Having got legitimate information about a device and OS, the server sends that to another server which is collating this data. Apple can see exactly what data is being exchanged between the app and a company's related server, but it cannot see when that server does anything else with the data.

What may prevent this limited tracking becoming routine, though, is not a technology feature but a business one. According to Digiday, one head of data partnerships at a global media agency said you can tell when a company is selling you this kind of tracking.

"Vendors won't talk about this as fingerprinting, but you can pick apart what they mean by the language they use," they said. "Sometimes the vendor might say they have a series of HTTP information about a person's device — that HTTP mention is the red flag that what that company is doing is server-side fingerprinting."

Similarly, an unnamed publishing executive said that once you realize that a company is actually selling, you stop dealing with them.
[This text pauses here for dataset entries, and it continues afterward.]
__device__ __forceinline__ constexpr int shalf_unit_at(int gap, int slot, bool two) {
  if (two) return gap >= 5 + slot && gap <= 10 + slot ? gap - 5 - slot : -2;
  return slot ? -2 : (gap >= 5 && gap <= 7 ? gap - 5 : (gap >= 9 && gap <= 11 ? gap - 6 : -2));
}
template <int G, int TI, bool FIRST, int NRD, bool TWO, typename Frag, typename Side, typename Hook>
__device__ __forceinline__ void ssegment_h(const STile& a, const Operand& b0, const Operand& b1, SAcc& acc, Frag&& frag,
                                           Side&& side, Hook&& hook) {
  using Slot0 = std::integral_constant<int, 0>;
  using Slot1 = std::integral_constant<int, 1>;
  side(Slot0{}, std::integral_constant<int, -1>{});
  side(Slot1{}, std::integral_constant<int, -1>{});
  __builtin_amdgcn_sched_barrier(0);
  static_for<12>([&](auto ic) __attribute__((always_inline)) {
    constexpr int i = decltype(ic)::value, j = i / 3, k = i % 3, r = j >> 1, st = j & 1;
    const Operand& b = st ? b1 : b0;
    f32x4& c = acc[4 * G + TI][r][st];
    if constexpr (k == 0) c = FIRST ? mfma16s(a[r][1], b.hi, f32x4{}) : mfma16s(a[r][1], b.hi, c);
    if constexpr (k == 1) c = mfma16s(a[r][0], b.lo, c);
    if constexpr (k == 2) {
      c = mfma16s(a[r][0], b.hi, c);
      hook(std::integral_constant<int, j>{});
    }
    if constexpr (i >= 1 && i <= 4 * NRD) frag(std::integral_constant<int, i - 1>{});
    side(Slot0{}, std::integral_constant<int, shalf_unit_at(i, 0, TWO)>{});
    side(Slot1{}, std::integral_constant<int, shalf_unit_at(i, 1, TWO)>{});
    __builtin_amdgcn_sched_barrier(0);
  });
}

enum SSide { kSNone, kSPrev, kSCur, kSL0, kSSkipPrev, kSSkipCur, kSPrevPe, kSCurPe, kSPrevH, kSCurH };
__device__ __forceinline__ constexpr int spe_at(int i, int seg) {
  return (i == 7 || i == 8) && (seg == 0 || seg == 2) ? 2 * (i - 7) + seg / 2 : -1;
}
__device__ __forceinline__ constexpr int sq_prev(int i, int seg) {
  constexpr int base[7] = {0, 3, 6, 8, 10, 12, 14};
  if (i >= 7) return -1;
  const int n = i < 2 ? 3 : 2;
  if (n == 3) return seg >= 1 ? base[i] + seg - 1 : -1;
  return seg == 1 ? base[i] : (seg == 3 ? base[i] + 1 : -1);
}
__device__ __forceinline__ constexpr int sq_cur(int i, int seg) {
  constexpr int base[8] = {0, 0, 2, 4, 6, 8, 11, 14};
  constexpr int cnt[8] = {0, 2, 2, 2, 2, 3, 3, 2};
  if (i >= 8 || cnt[i] == 0) return -1;
  if (cnt[i] == 3) return seg >= 1 ? base[i] + seg - 1 : -1;
  return seg == 1 ? base[i] : (seg == 3 ? base[i] + 1 : -1);
}
__device__ __forceinline__ constexpr int sh_prev(int i, int seg, int slot) {
  if (i == 0) return 2 * seg + slot;
  return i >= 7 || slot ? -1 : 8 + 4 * (i - 1) + seg;
}
__device__ __forceinline__ constexpr int sh_cur(int i, int seg, int slot) {
  if (i == 7) return 24 + 2 * seg + slot;
  return i == 0 || i >= 8 || slot ? -1 : 4 * (i - 1) + seg;
}
__device__ __forceinline__ constexpr bool sh_schedules_hold() {
  int np = 0, nc = 0;
  for (int i = 0; i < 8; ++i)
    for (int seg = 0; seg < 4; ++seg)
      for (int slot = 0; slot < 2; ++slot) {
        const int hp = sh_prev(i, seg, slot), hc = sh_cur(i, seg, slot);
        if (hp >= 0 && (hp != np++ || i >= 4 + hp / 8)) return false;
        if (hc >= 0 && (hc != nc++ || i <= hc / 8)) return false;
      }
  return np == 32 && nc == 32;
}
static_assert(sh_schedules_hold(), "half-quarter schedules: each half once, in order, inside its window");
template <bool CUR>
__device__ __forceinline__ constexpr int spe_next(int i, int seg) {
  if (i >= 8 || (CUR ? sq_cur(i, seg) : sq_prev(i, seg)) >= 0) return -1;
  int n = 0;
  for (int k = 0; k < 4 * i + seg; ++k) n += (CUR ? sq_cur(k / 4, k % 4) : sq_prev(k / 4, k % 4)) < 0;
  return n + (CUR ? 0 : 16);
}
static_assert(spe_next<true>(7, 2) == 15 && spe_next<false>(7, 3) == 31, "32 free segments");
template <int KIND>
__device__ __forceinline__ constexpr int side_count(int i, int seg) {
  if constexpr (KIND == kSPrevPe || KIND == kSCurPe) return 1;
  if constexpr (KIND == kSPrev) return sq_prev(i, seg) >= 0;
  if constexpr (KIND == kSSkipPrev) return (sq_prev(i, seg) >= 0) + (spe_at(i, seg) >= 0);
  if constexpr (KIND == kSCur) return sq_cur(i, seg) >= 0;
  if constexpr (KIND == kSSkipCur) return (sq_cur(i, seg) >= 0) + (spe_at(i, seg) >= 0);
  if constexpr (KIND == kSL0) return 2;
  return 0;
}
template <int KIND>
__device__ __forceinline__ constexpr int svpg(int i, int seg) {
  const int n = side_count<KIND>(i, seg);
  return n == 0 ? 0 : (n * 40 + 11 - kSValuGap0) / (12 - kSValuGap0);
}

template <int G, int TI, bool FIRST, int NRD, int KIND, int I, typename Frag, typename Side, typename Hook>
__device__ __forceinline__ void sseg(const STile& a, const Operand& b0, const Operand& b1, SAcc& acc, Frag&& frag,
                                     Side&& side, Hook&& hook) {
  using IC = std::integral_constant<int, I>;
  using SC = std::integral_constant<int, TI>;
  if constexpr (KIND == kSPrevH || KIND == kSCurH) {
    constexpr bool two = (KIND == kSPrevH ? sh_prev(I, TI, 1) : sh_cur(I, TI, 1)) >= 0;
    ssegment_h<G, TI, FIRST, NRD, two>(a, b0, b1, acc, frag, [&](auto slot, auto unit) __attribute__((always_inline)) {
      side(IC{}, SC{}, slot, unit);
    }, hook);
  } else {
    ssegment<G, TI, FIRST, NRD, svpg<KIND>(I, TI)>(a, b0, b1, acc, [&]() __attribute__((always_inline)) {
      static_for<4>(frag);
    }, [&](auto ph) __attribute__((always_inline)) { side(IC{}, SC{}, ph); }, hook);
  }
}

struct SNoPub {
  template <typename I>
  __device__ __forceinline__ void operator()(I) const {}
};
template <int G, int SLOT, bool FIRST, int TAIL, int KIND, int I, bool WRAP, typename Side, typename Pub>
__device__ __forceinline__ void schunk(const float* __restrict__ stream, int c, float* lds, uint32_t lds_dma,
                                       uint32_t voff, const uint32_t (&off)[2], STile (&a)[4], const Operand& b0,
                                       const Operand& b1, SAcc& acc, Side&& side, Pub&& pub) {
  const float* cur = lds + SLOT * kChunkFloats;
  const float* nxt = lds + ((SLOT + 1) & 3) * kChunkFloats;
  auto none = [](auto) {};
  using S0 = std::integral_constant<int, 0>;
  using S1 = std::integral_constant<int, 1>;
  using S2 = std::integral_constant<int, 2>;
  using S3 = std::integral_constant<int, 3>;
  sseg<G, 0, FIRST, 1, KIND, I>(a[0], b0, b1, acc, [&](auto kc) __attribute__((always_inline)) {
    sread_frag<3, decltype(kc)::value>(cur, off, a[3]);
  }, side, none);
  if constexpr (TAIL >= 1) {
    wait_vmcnt<TAIL >= 2 ? 4 : 0>();
    __builtin_amdgcn_s_barrier();
  }
  pub(std::integral_constant<int, I>{});
  auto dma = [&](auto pc) __attribute__((always_inline)) {
    if constexpr (TAIL >= 3)
      sdma_piece<(SLOT + 3) & 3, decltype(pc)::value>(stream, WRAP ? (c + 3) & (kS16Chunks - 1) : c + 3, lds_dma, voff);
  };
  sseg<G, 1, FIRST, (TAIL >= 1), KIND, I>(a[1], b0, b1, acc, [&](auto kc) __attribute__((always_inline)) {
    if constexpr (TAIL >= 1) sread_frag<0, decltype(kc)::value>(nxt, off, a[0]);
  }, side, [&](auto jc) __attribute__((always_inline)) {
    if constexpr (decltype(jc)::value == 0) dma(S0{});
    if constexpr (decltype(jc)::value == 2) dma(S1{});
  });
  sseg<G, 2, FIRST, (TAIL >= 1), KIND, I>(a[2], b0, b1, acc, [&](auto kc) __attribute__((always_inline)) {
    if constexpr (TAIL >= 1) sread_frag<1, decltype(kc)::value>(nxt, off, a[1]);
  }, side, [&](auto jc) __attribute__((always_inline)) {
    if constexpr (decltype(jc)::value == 0) dma(S2{});
  });
  sseg<G, 3, FIRST, (TAIL >= 1), KIND, I>(a[3], b0, b1, acc, [&](auto kc) __attribute__((always_inline)) {
    if constexpr (TAIL >= 1) sread_frag<2, decltype(kc)::value>(nxt, off, a[2]);
  }, side, [&](auto jc) __attribute__((always_inline)) {
    if constexpr (decltype(jc)::value == 0) dma(S3{});
  });
}

template <int G, int NSTEP, int SLOT0, int TAIL_END, int KIND, bool WRAP = false, typename Opnd, typename Side,
          typename Pub = SNoPub>
__device__ __forceinline__ void sgroup(const float* __restrict__ stream, int c0, float* lds, uint32_t lds_dma,
                                       uint32_t voff, const uint32_t (&off)[2], STile (&a)[4], SAcc& acc,
                                       Opnd&& operand, Side&& side, Pub&& pub = Pub{}) {
  static_for<NSTEP>([&](auto ic) __attribute__((always_inline)) {
    constexpr int i = decltype(ic)::value;
    constexpr int left = NSTEP - 1 - i + TAIL_END;
    schunk<G, (SLOT0 + i) & 3, i == 0, (left < 3 ? left : 3), KIND, i, WRAP>(
        stream, c0 + i, lds, lds_dma, voff, off, a, operand(ic, std::integral_constant<int, 0>{}),
        operand(ic, std::integral_constant<int, 1>{}), acc, side, pub);
  });
}

__device__ __forceinline__ float smax4(float m) {
  m = fmaxf(m, __shfl_xor(m, 16));
  return fmaxf(m, __shfl_xor(m, 32));
}
__device__ __forceinline__ float ssum4(float v) {
  v = v + __shfl_xor(v, 16);
  return v + __shfl_xor(v, 32);
}
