std::vector<paddle::Tensor> centerpoint_postprocess(
    const std::vector<paddle::Tensor> &hm, const std::vector<paddle::Tensor> &reg,
    const std::vector<paddle::Tensor> &height, const std::vector<paddle::Tensor> &dim,
    const std::vector<paddle::Tensor> &vel, const std::vector<paddle::Tensor> &rot, const std::vector<float> &voxel_size,
    const std::vector<float> &point_cloud_range, const std::vector<float> &post_center_range,
    const std::vector<int> &num_classes, const int down_ratio, const float score_threshold,
    const float nms_iou_threshold, const int nms_pre_max_size, const int nms_post_max_size, const bool with_velocity) {
  if (!hm[0].is_gpu()) PD_THROW("Unsupported device type for centerpoint postprocess operator.");
  PD_CHECK(hm[0].shape()[0] == 1, "hm[0] batch size must be 1.");
  const int T = static_cast<int>(hm.size());
  const int H = static_cast<int>(hm[0].shape()[2]), W = static_cast<int>(hm[0].shape()[3]);
  std::vector<const float *> p[6];
  std::vector<int32_t> hm_c(T);
  const std::vector<paddle::Tensor> *lists[6] = {&hm, &reg, &height, &dim, &vel, &rot};
  for (int k = 0; k < 6; ++k)
    for (int t = 0; t < T; ++t) p[k].push_back((*lists[k])[t].data<float>());
  for (int t = 0; t < T; ++t) hm_c[t] = static_cast<int32_t>(hm[t].shape()[1]);
  const int dims = with_velocity ? 9 : 7;
  const int rows = T * (nms_post_max_size > 1 ? nms_post_max_size : 1);
  auto bboxes = paddle::empty({rows, dims}, paddle::DataType::FLOAT32, paddle::GPUPlace());
  auto scores = paddle::empty({rows}, paddle::DataType::FLOAT32, paddle::GPUPlace());
  auto labels = paddle::empty({rows}, paddle::DataType::INT64, paddle::GPUPlace());
  auto counts = paddle::empty({T + 1}, paddle::DataType::INT32, paddle::GPUPlace());
  const size_t ws_bytes = p3d_centerpoint_postprocess_workspace_bytes(T, H, W, nms_pre_max_size, nms_post_max_size);
  auto ws = workspace(ws_bytes);
  P3D_CALL(p3d_centerpoint_postprocess(T, p[0].data(), hm_c.data(), p[1].data(), p[2].data(), p[3].data(), p[4].data(),
                                       p[5].data(), H, W, voxel_size.data(), point_cloud_range.data(),
                                       post_center_range.data(), num_classes.data(), down_ratio, score_threshold,
                                       nms_iou_threshold, nms_pre_max_size, nms_post_max_size, with_velocity ? 1 : 0,
                                       bboxes.data<float>(), scores.data<float>(), labels.data<int64_t>(),
                                       counts.data<int>(), ws.data<uint8_t>(), ws_bytes, hm[0].stream()));
  const int k = counts.copy_to(paddle::CPUPlace(), true).data<int>()[T];
  return {paddle::experimental::slice(bboxes, {0}, {0}, {k}, {}, {}), paddle::experimental::slice(scores, {0}, {0}, {k}, {}, {}),
          paddle::experimental::slice(labels, {0}, {0}, {k}, {}, {})};
}

std::vector<std::vector<int64_t>> PostProcessInferShape(
    const std::vector<std::vector<int64_t>> &hm_shape, const std::vector<std::vector<int64_t>> &reg_shape,
    const std::vector<std::vector<int64_t>> &height_shape, const std::vector<std::vector<int64_t>> &dim_shape,
    const std::vector<std::vector<int64_t>> &vel_shape, const std::vector<std::vector<int64_t>> &rot_shape,
    const std::vector<float> &voxel_size, const std::vector<float> &point_cloud_range,
    const std::vector<float> &post_center_range, const std::vector<int> &num_classes, const int down_ratio,
    const float score_threshold, const float nms_iou_threshold, const int nms_pre_max_size,
    const int nms_post_max_size, const bool with_velocity) {
  if (with_velocity) return {{-1, 9}, {-1}, {-1}};
  return {{-1, 7}, {-1}, {-1}};
}

std::vector<paddle::DataType> PostProcessInferDtype(
    const std::vector<paddle::DataType> &hm_dtype, const std::vector<paddle::DataType> &reg_dtype,
    const std::vector<paddle::DataType> &height_dtype, const std::vector<paddle::DataType> &dim_dtype,
    const std::vector<paddle::DataType> &vel_dtype, const std::vector<paddle::DataType> &rot_dtype) {
  return {reg_dtype[0], hm_dtype[0], paddle::DataType::INT64};
}

PD_BUILD_OP(centerpoint_postprocess)
    .Inputs({paddle::Vec("HM"), paddle::Vec("REG"), paddle::Vec("HEIGHT"), paddle::Vec("DIM"), paddle::Vec("VEL"),
             paddle::Vec("ROT")})
    .Outputs({"BBOXES", "SCORES", "LABELS"})
    .SetKernelFn(PD_KERNEL(centerpoint_postprocess))
    .Attrs({"voxel_size: std::vector<float>", "point_cloud_range: std::vector<float>",
            "post_center_range: std::vector<float>", "num_classes: std::vector<int>", "down_ratio: int",
            "score_threshold: float", "nms_iou_threshold: float", "nms_pre_max_size: int", "nms_post_max_size: int",
            "with_velocity: bool"})
    .SetInferShapeFn(PD_INFER_SHAPE(PostProcessInferShape))
    .SetInferDtypeFn(PD_INFER_DTYPE(PostProcessInferDtype));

"I spoke to someone recently in the identity space and they were pitching me the application of probabilistic matching across non-opted-in Apple uses like it was the way of the future," said the executive. "At that moment I stopped the pitch there and said 'no thanks.'"

No publisher or marketing person is going to admit to using practices Apple wants to stop, but according to the publishing executive, that's the point.

"We have a list of everyone we're working with that Apple checks should anything go down," he or she explained. "It's effectively the names of the companies we're willing to take a bullet for and I hope it isn't very long."

Alongside the on-device privacy feature in iOS 14.5, Apple is seemingly policing the misuse of ad tracking data. Most recently, it reminded all developers to prepare for App Tracking Transparency — and warned at least two Chinese app companies to cease trying to bypass the feature.

Separately, the advertising industry publication Adweek has repeated reports that a significant proportion of advertisers are considering moving their ad spend to Android because of ATT.